The road to Paris had not proved smooth, direct, or happy, but at last they were unpacked and settled in a miserable dump in the worst ghetto in the entire stinking city. Laws were changing, and every city and hamlet they passed through had already reached their quota of sanctioned brothels, which was rarely more than one or two in even the larger towns. With each failure Monique would curse and grin and the small caravan would move on, only occasionally losing whores to desertion. The gunner was adamant her business be legitimate and licensed, and that was how they found themselves in Paris with more mouths than they had loaves, and there at last Dario, a scrawny, ginger-tufted little man, returned to the wagons with all the paperwork signed, the license acquired, and the last of Monique’s funds exhausted.

Awa was a little surprised to find that Monique had a husband, but soon enough realized what her friend meant by
beard
—the man had no more interest in women than Monique had in men, and so their marriage was far less tumultuous than most. He did have a rather virulent case of the pox when they had finally tracked him down in Marseilles, but Awa got him cleaned
up and before long he was boasting and swaggering and drinking just as much as his wife. They had served together in Lombardy long before Manuel had enlisted, though Monique confided to Awa that Dario was no better with an arquebus or pistol than she was with a penis.

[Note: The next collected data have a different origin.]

@@ -213,37 +219,57 @@
       const dw16_u32x2 u0 = __builtin_bit_cast(dw16_u32x2, r0), u1 = __builtin_bit_cast(dw16_u32x2, r1);
       dst = (k16_u32x4){u0.x, u0.y, u1.x, u1.y};
     };
+#pragma unroll
+    for (int nt = 0; nt < NT; ++nt) b_load(0, nt);
+    a_load(av, 0, 0);
+    __builtin_amdgcn_sched_barrier(0);
+
+    auto mfma = [&](const int mt, const int nt, const int pc) __attribute__((always_inline)) {
+      acc[mt][nt] = __builtin_amdgcn_mfma_f32_16x16x32_f16(__builtin_bit_cast(f16x8, av), __builtin_bit_cast(f16x8, bq[nt][pc]), acc[mt][nt], 0, 0, 0);
+    };
     auto step = [&](auto sqtag, const int t) __attribute__((always_inline)) {
       constexpr int SQ = decltype(sqtag)::value;
       constexpr int XS = SQ & 1;
       constexpr int ZPOS = SQ + PB + P + 1;
       constexpr bool ZODD = (ZPOS & 1) != 0;
       constexpr int ZBUF = (ZPOS / 2) % 2;
-#pragma unroll
-      for (int nt = 0; nt < NT; ++nt) {
-        int sl = (SQ + PB + P) % NDS - bky[nt]; sl = sl < 0 ? sl + NDS : sl;
-        const uint32_t ad = bbase[nt] + (uint32_t)(sl * DSLOT);
-#pragma unroll
-        for (int p = 0; p < NPC; ++p) bq[nt][p] = lds_load<k16_u32x4>(ad, p * DPC);
-      }
-      k16_u32x4 av;
-      a_load(av, XS, 0);
-#pragma unroll
-      for (int mt = 0; mt < MT; ++mt) {
-        k16_u32x4 an = av;
-        if (mt + 1 < MT) a_load(an, XS, mt + 1);
-#pragma unroll
-        for (int pc = NPC - 1; pc >= 0; --pc)
-#pragma unroll
-          for (int nt = 0; nt < NT; ++nt)
-            acc[mt][nt] = __builtin_amdgcn_mfma_f32_16x16x32_f16(__builtin_bit_cast(f16x8, av), __builtin_bit_cast(f16x8, bq[nt][pc]), acc[mt][nt], 0, 0, 0);
-        constexpr int TL = MT - 1;
+      constexpr int TL = MT - 1;
+      auto stage = [&](const int mt) __attribute__((always_inline)) {
         if (mt == (0 < TL ? 0 : TL)) { if (!ZODD) z_convert_half(ZBUF, 0); }
         if (mt == (1 < TL ? 1 : TL)) { if (!ZODD) z_convert_half(ZBUF, 1); }
         if (mt == (2 < TL ? 2 : TL)) z_store(ZPOS % NDS, ZODD ? 1 : 0);
         if (mt == (3 < TL ? 3 : TL)) { if (ZODD) z_load(ZBUF, py0 + (t + PB + P + 1) / 2 + 2); }
         if (mt == (4 < TL ? 4 : TL)) x_store((SQ + 1) & 1, XS ^ 1);
         if (mt == (5 < TL ? 5 : TL)) x_load((SQ + 1) & 1, q_lo + t + 3);
+      };
+#pragma unroll
+      for (int mt = 0; mt < TL; ++mt) {
+        k16_u32x4 an;
+        a_load(an, XS, mt + 1);
+        if (mt == 0) {
+#pragma unroll
+          for (int nt = 0; nt < NT; ++nt)
+#pragma unroll
+            for (int pc = NPC - 1; pc >= 0; --pc) mfma(mt, nt, pc);
+        } else {
+#pragma unroll
+          for (int pc = NPC - 1; pc >= 0; --pc)
+#pragma unroll
+            for (int nt = 0; nt < NT; ++nt) mfma(mt, nt, pc);
+        }
+        stage(mt);
+        av = an;
+      }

“Kin work a soup spoon or a saber like I kin work a nub, mind,” said Monique. “Could turn a turd inta a currant tart, that one could, an’ when we got in it he’d keep straight ahead an’ I’d be ta the rear reloadin, which would’ve got von Wine’s goat if we didn’t get the results we did. Fucker was always tryin ta get us ta act like archers when these bronzies of mine are shit from more’n a few paces.”

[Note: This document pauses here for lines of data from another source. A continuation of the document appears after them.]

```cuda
__device__ __forceinline__ uint32_t seg_id_count(const EncodeParams &P, uint32_t res) {
  if (res < SEG_RESULT_WORD) return 1u;
  uint32_t c = (res >> SEG_SLOW_INDEX_BITS) & ((res & SEG_RESULT_SLOW) ? SEG_SLOW_COUNT_MAX : 0xFu);
  if (c == SEG_SLOW_COUNT_MAX && (res & SEG_RESULT_SLOW)) {
    const uint32_t si = res & SEG_SLOW_INDEX_MASK;
    c = si < P.slow_capacity ? (P.slow[si].off & ~SLOW_RESULT_INLINE) : 0u;
  }
  return c;
}

constexpr int OFFSET_THREADS = 128;

__global__ void __launch_bounds__(OFFSET_THREADS) wp_text_offsets_kernel(EncodeParams P, uint32_t i0, uint32_t i1) {
  const int lane = threadIdx.x & 31;
  const uint32_t i = i0 + blockIdx.x * (OFFSET_THREADS / 32) + (threadIdx.x >> 5);
  if (i >= i1 || P.call->overflow) return;
  const unsigned long long n_segs = min(P.counters->n_segs, static_cast<unsigned long long>(P.seg_capacity));
  const unsigned long long s = min(static_cast<unsigned long long>(P.bound_seg[i]), n_segs);
  const uint32_t blk = static_cast<uint32_t>(s / SCATTER_SEGS);
  const unsigned long long first = static_cast<unsigned long long>(blk) * SCATTER_SEGS;
  unsigned long long sum = 0;
  for (unsigned long long k = first + lane; k < s; k += 32) sum += seg_id_count(P, P.seg_result[k]);
#pragma unroll
  for (int o = 16; o > 0; o >>= 1) sum += __shfl_xor_sync(FULL, sum, o);
  if (lane == 0) {
    const unsigned long long before = blk ? (P.block_state[blk - 1] & ((1ull << 62) - 1)) : 0ull;
    P.id_offsets[i] = P.call->ids_total[P.range_parity] + before + sum;
  }
}

cudaError_t launch_text_offsets(const EncodeParams &P, uint32_t i0, uint32_t i1, cudaStream_t stream, uint64_t *launches) {
  if (i1 <= i0) return cudaSuccess;
  const uint32_t per = OFFSET_THREADS / 32;
  wp_text_offsets_kernel<<<(i1 - i0 + per - 1) / per, OFFSET_THREADS, 0, stream>>>(P, i0, i1);
  if (launches) *launches += 1;
  return cudaGetLastError();
}


constexpr int FORMAT_THREADS = 256;
constexpr int FORMAT_ITEMS = 8;
constexpr int FORMAT_IDS = FORMAT_THREADS * FORMAT_ITEMS;
constexpr int FORMAT_MAX_CHARS = 12;

__device__ __forceinline__ uint32_t decimal_chars(int32_t v) {
  const uint32_t a = v < 0 ? 0u - static_cast<uint32_t>(v) : static_cast<uint32_t>(v);
  uint32_t n = 2u + (v < 0 ? 1u : 0u);
  n += a >= 10u;
  n += a >= 100u;
  n += a >= 1000u;
  n += a >= 10000u;
  n += a >= 100000u;
  n += a >= 1000000u;
  n += a >= 10000000u;
  n += a >= 100000000u;
  n += a >= 1000000000u;
  return n;
}

__global__ void __launch_bounds__(FORMAT_THREADS) wp_format_total_kernel(const int32_t *__restrict__ ids,
                                                                         unsigned long long n,
                                                                         unsigned long long *total) {
// ... 99 lines not shown
  uint4 *dst = reinterpret_cast<uint4 *>(work + idx);
  dst[0] = key;
  dst[2] = src[2];
  dst[3] = src[3];
  dst[1] = lo;
}

cudaError_t launch_seed_words(const WordSlot *image, uint32_t image_slots, WordSlot *work, uint32_t work_slots_log2,
                              cudaStream_t stream, uint64_t *launches) {
  cudaError_t e = cudaMemsetAsync(work, 0, (size_t(1) << work_slots_log2) * sizeof(WordSlot), stream);
  if (e != cudaSuccess) return e;
  wp_seed_words_kernel<<<(image_slots + 255) / 256, 256, 0, stream>>>(image, image_slots, work,
                                                                      (1u << work_slots_log2) - 1u, 32 - work_slots_log2);
  if (launches) *launches += 1;
  return cudaGetLastError();
}

__global__ void wp_publish_count_kernel(const CallCounters *call, uint32_t parity, unsigned long long *out) {
  *out = call->overflow ? ~0ull : call->ids_total[parity];
}

cudaError_t launch_publish_count(const CallCounters *call, uint32_t parity, unsigned long long *d_out, cudaStream_t stream,
                                 uint64_t *launches) {
  wp_publish_count_kernel<<<1, 1, 0, stream>>>(call, parity, d_out);
  if (launches) *launches += 1;
  return cudaGetLastError();
}


uint32_t encode_tile_bytes() { return TILE; }
uint32_t scatter_block_segments() { return SCATTER_SEGS; }
size_t kernel_geometry(uint32_t *out, size_t cap) {
  const uint32_t g[] = {TILE, LONG_SEGMENT_BYTES, WP_K1_SEG_CAP, SCATTER_SEGS, SCATTER_STAGE, SCATTER_BIG, MIXED_MAX_BIG,
                        LONG_BLOCK, WORD_KEY_BYTES, WORD_MAX_IDS, SEG_SLOW_COUNT_MAX,
                        3u };
  const size_t n = sizeof(g) / sizeof(g[0]);
  for (size_t i = 0; i < n && i < cap; i++) out[i] = g[i];
  return n;
}

cudaError_t launch_encode_range(const EncodeParams &P, int sm_count, cudaStream_t stream, uint64_t *launches,
                                cudaEvent_t *timing) {
  static bool configured[64] = {false};
  int dev = 0;
  cudaError_t e = cudaGetDevice(&dev);
  if (e != cudaSuccess) return e;
  if (dev < 0 || dev >= 64 || !configured[dev]) {
    e = cudaFuncSetAttribute(wp_split_kernel<WP_K1_SEG_CAP>, cudaFuncAttributeMaxDynamicSharedMemorySize,
                             static_cast<int>(sizeof(TileSmemT<WP_K1_SEG_CAP>)));
    if (e != cudaSuccess) return e;
    e = cudaFuncSetAttribute(wp_split_kernel<TILE>, cudaFuncAttributeMaxDynamicSharedMemorySize,
                             static_cast<int>(sizeof(TileSmemT<TILE>)));
    if (e != cudaSuccess) return e;
    if (dev >= 0 && dev < 64) configured[dev] = true;
  }
  if (sm_count <= 0) sm_count = 148;
  cudaLaunchAttribute attr[1];
  auto window = [&](const void *base, size_t bytes, float ratio) -> unsigned {
    if (bytes == 0) return 0;
    attr[0].id = cudaLaunchAttributeAccessPolicyWindow;
    attr[0].val.accessPolicyWindow.base_ptr = const_cast<void *>(base);
    attr[0].val.accessPolicyWindow.num_bytes = bytes;
    attr[0].val.accessPolicyWindow.hitRatio = ratio;
    attr[0].val.accessPolicyWindow.hitProp = cudaAccessPropertyPersisting;
    attr[0].val.accessPolicyWindow.missProp = cudaAccessPropertyStreaming;
    return 1;
  };
  cudaLaunchConfig_t cfg{};
  cfg.stream = stream;
  cfg.attrs = attr;

  if (timing) cudaEventRecord(timing[0], stream);
  cfg.gridDim = dim3(P.n_tiles);
  cfg.blockDim = dim3(THREADS);
  cfg.numAttrs = window(P.words, P.persist_words_bytes, P.persist_words_ratio);
  if (P.dense_tiles) {
    cfg.dynamicSmemBytes = sizeof(TileSmemT<TILE>);
    e = cudaLaunchKernelEx(&cfg, wp_split_kernel<TILE>, P);
  } else {
    cfg.dynamicSmemBytes = sizeof(TileSmemT<WP_K1_SEG_CAP>);
    e = cudaLaunchKernelEx(&cfg, wp_split_kernel<WP_K1_SEG_CAP>, P);
  }
  if (e != cudaSuccess) return e;
  if (launches) *launches += 1;
  if (timing) cudaEventRecord(timing[1], stream);

  cfg.gridDim = dim3(min(static_cast<unsigned>(sm_count * WP_K2_BLOCKS), P.n_tiles * 4u));
  cfg.blockDim = dim3(MATCH_THREADS);
  cfg.dynamicSmemBytes = 0;
  cfg.numAttrs = window(P.vocab.edges, P.persist_edges_bytes, P.persist_edges_ratio);
  e = cudaLaunchKernelEx(&cfg, wp_match_kernel, P);
  if (e != cudaSuccess) return e;

  cfg.gridDim = dim3(min(static_cast<unsigned>(sm_count * 8), P.n_tiles * 2u + 2u));
  cfg.blockDim = dim3(LONG_THREADS);
  e = cudaLaunchKernelEx(&cfg, wp_long_kernel, P);
  if (e != cudaSuccess) return e;
  if (launches) *launches += 2;
  if (timing) cudaEventRecord(timing[2], stream);

  cfg.gridDim = dim3(min(static_cast<unsigned>(sm_count * WP_K3_BLOCKS), P.n_tiles * 2u));
  cfg.blockDim = dim3(SCATTER_THREADS);
  cfg.dynamicSmemBytes = 0;
  cfg.numAttrs = window(P.words, P.persist_words_bytes, P.persist_words_ratio);
  e = cudaLaunchKernelEx(&cfg, wp_scatter_kernel, P);
  if (e != cudaSuccess) return e;
// ... 7 lines not shown
```

Measured before the change: 152.5.

## Overlap scatter id fetches with lookback walk and parallelize tail fetches

The scatter kernel now computes descriptor indices and tail-id keys with one 64-bit block scan instead of a shared atomic counter. It splits each block so warp 0 does the decoupled lookback walk while the other warps fetch word and slow-segment ids into the stage buffer in parallel, with a flat binary-search over tail ids. Shared state shrinks (16-bit segment indices, no big list), K3 blocks per SM go from 4 to 5, and a shared-memory carveout is set for the higher occupancy. The risks are more complex index packing with 12-bit fields and the loss of one warp for fetching.

```diff
diff --git a/wordpiece_b200/csrc/wp_encode.cu b/wordpiece_b200/csrc/wp_encode.cu
--- a/wordpiece_b200/csrc/wp_encode.cu
+++ b/wordpiece_b200/csrc/wp_encode.cu
@@ -50,7 +50,7 @@
 #define WP_K1_PER_TURN 2
 #endif
 #ifndef WP_K3_BLOCKS
-#define WP_K3_BLOCKS 4
+#define WP_K3_BLOCKS 5
 #endif
 #ifndef WP_K1_SEG_CAP
 #define WP_K1_SEG_CAP 3072
@@ -434,22 +434,22 @@
   for (uint32_t i = tid; i < n_hi; i += THREADS) classify_multibyte(sm, buf, sm.hi_list[i], limit);
 }
 
-template <int NWARPS>
-__device__ __forceinline__ uint32_t block_exclusive_scan(uint32_t *warp_sums, uint32_t v, uint32_t *total) {
+template <int NWARPS, class T>
+__device__ __forceinline__ T block_exclusive_scan(T *warp_sums, T v, T *total) {
   const int lane = threadIdx.x & 31, warp = threadIdx.x >> 5;
-  uint32_t incl = v;
+  T incl = v;
 #pragma unroll
   for (int o = 1; o < 32; o <<= 1) {
-    const uint32_t y = __shfl_up_sync(FULL, incl, o);
+    const T y = __shfl_up_sync(FULL, incl, o);
     if (lane >= o) incl += y;
   }
   __syncthreads();
   if (lane == 31) warp_sums[warp] = incl;
   __syncthreads();
-  uint32_t wbase = 0, tot = 0;
+  T wbase = 0, tot = 0;
 #pragma unroll
   for (int wi = 0; wi < NWARPS; wi++) {
-    const uint32_t ws = warp_sums[wi];
+    const T ws = warp_sums[wi];
     if (wi < warp) wbase += ws;
     tot += ws;
   }
@@ -1412,84 +1412,167 @@
 }
 
 
+template <class Params>
+__device__ __forceinline__ uint32_t seg_id_count(const Params &P, uint32_t res) {
+  if (res < SEG_RESULT_WORD) return 1u;
+  uint32_t c = (res >> SEG_SLOW_INDEX_BITS) & ((res & SEG_RESULT_SLOW) ? SEG_SLOW_COUNT_MAX : 0xFu);
+  if (c == SEG_SLOW_COUNT_MAX && (res & SEG_RESULT_SLOW)) {
+    const uint32_t si = res & SEG_SLOW_INDEX_MASK;
+    c = si < P.slow_capacity ? (P.slow[si].off & ~SLOW_RESULT_INLINE) : 0u;
+  }
+  return c;
+}
+
+constexpr uint32_t SRC_NONE = 0;
+constexpr uint32_t SRC_WORD = 1;
+constexpr uint32_t SRC_INLINE = 2;
+constexpr uint32_t SRC_ARENA = 3;
+constexpr uint32_t DESC_POS_MASK = 0xFFFFu;
+static_assert(SCATTER_STAGE < (1 << 16) && SCATTER_SEGS <= (1 << 16), "stage positions and keys fit 16 bits of desc_pos");
+
 struct ScatterSmem {
   int32_t stage[SCATTER_STAGE];
   uint32_t desc_pos[SCATTER_SEGS];
-  uint32_t desc_src[SCATTER_SEGS];
-  uint32_t n_desc;
+  uint16_t desc_seg[SCATTER_SEGS];
   uint32_t n_big;
-  uint16_t big[SCATTER_STAGE / (SCATTER_BIG < 6144 ? SCATTER_BIG : 6144) + 2];
-  uint32_t warp_sums[SCATTER_THREADS / 32];
+  unsigned long long warp_sums[SCATTER_THREADS / 32];
   uint32_t block_index[2];
   unsigned long long base;
 };
 
 template <class Params>
-__device__ __forceinline__ void scatter_fetch(const Params &P, uint32_t res, uint32_t cnt, int32_t *dst) {
-  if (res & SEG_RESULT_SLOW) {
-    const uint32_t si = res & SEG_SLOW_INDEX_MASK;
-    if (si >= P.slow_capacity) return;
-    const uint4 e = *reinterpret_cast<const uint4 *>(&P.slow[si]);
-    if (e.x & SLOW_RESULT_INLINE) {
-      dst[0] = static_cast<int32_t>(e.y);
-      if (cnt > 1) dst[1] = static_cast<int32_t>(e.z);
-      if (cnt > 2) dst[2] = static_cast<int32_t>(e.w);
-    } else if (static_cast<unsigned long long>(e.y) + cnt <= P.arena_capacity) {
-      const int32_t *src = reinterpret_cast<const int32_t *>(P.arena + e.y);
-      for (uint32_t t = 0; t < cnt; t++) dst[t] = src[t];
-    }
+__device__ __forceinline__ uint32_t resolve_slow(const Params &P, uint32_t si, uint32_t cnt, uint32_t *where, uint4 *e_out) {
+  if (si >= P.slow_capacity) return SRC_NONE;
+  const uint4 e = *reinterpret_cast<const uint4 *>(&P.slow[si]);
+  *e_out = e;
+  if (e.x & SLOW_RESULT_INLINE) {
+    *where = si;
+    return SRC_INLINE;
+  }
+  if (static_cast<unsigned long long>(e.y) + cnt > P.arena_capacity) return SRC_NONE;
+  *where = e.y;
+  return SRC_ARENA;
+}
+
+template <class Params>
+__device__ __forceinline__ bool source_id(const Params &P, uint32_t kind, uint32_t where, uint32_t t, int32_t *v) {
+  if (kind == SRC_WORD) {
+    *v = P.words[where].ids[t];
+  } else if (kind == SRC_ARENA) {
+    *v = static_cast<int32_t>(P.arena[where + t]);
+  } else if (kind == SRC_INLINE && t < 3) {
+    *v = reinterpret_cast<const int32_t *>(&P.slow[where])[1 + t];
   } else {
-    const WordSlot *slot = P.words + (res & SEG_WORD_SLOT_MASK);
-    const uint4 e = *reinterpret_cast<const uint4 *>(&slot->meta);
-    dst[0] = static_cast<int32_t>(e.y);
-    if (cnt > 1) dst[1] = static_cast<int32_t>(e.z);
-    if (cnt > 2) dst[2] = static_cast<int32_t>(e.w);
-    for (uint32_t t = 3; t < cnt; t++) dst[t] = slot->ids[t];
+    return false;
+  }
+  return true;
+}
+
+__device__ __forceinline__ uint32_t tail_ids(uint32_t res, uint32_t c) {
+  return c > 3u ? ((res & SEG_RESULT_SLOW) ? c : c - 3u) : 0u;
+}
+
+__device__ __forceinline__ void list_segment(ScatterSmem &sm, uint32_t d, uint32_t key, uint32_t spos, uint32_t seg) {
+  WP_CHECK(d < SCATTER_SEGS && spos < SCATTER_STAGE && key <= SCATTER_STAGE);
+  sm.desc_pos[d] = (key << 16) | spos;
+  sm.desc_seg[d] = static_cast<uint16_t>(seg);
+}
+
+template <class Params>
+__device__ __forceinline__ void fetch_beside_walk(const Params &P, ScatterSmem &sm, uint32_t n_desc, uint32_t n_tail,
+                                                  uint32_t b, uint32_t n_blocks, unsigned long long ids_in,
+                                                  uint32_t total) {
+  constexpr uint32_t FETCH_THREADS = SCATTER_THREADS - 32;
+  const uint32_t tid = threadIdx.x;
+  if (tid < 32) {
+    const unsigned long long base = lookback_walk(P.block_state, b, total, static_cast<int>(tid));
+    if (tid == 0) {
+      sm.base = base;
+      if (b == n_blocks - 1) P.call->ids_total[P.range_parity ^ 1u] = ids_in + base + total;
+    }
+    return;
+  }
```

Dario had not served in the last campaign under von Stein, meaning he had a better idea than Monique of where her favorite prostitutes had gotten to. Most were still working for Paula, the madam who had previously followed von Stein’s camp, and while Monique had no interest in an alliance she did hope to screw the woman out of some of her better whores. The harlots they picked up were in no better condition than the wagons they found themselves needing before very long, women worn down and scarred by life but nevertheless capable of rolling on a few more leagues.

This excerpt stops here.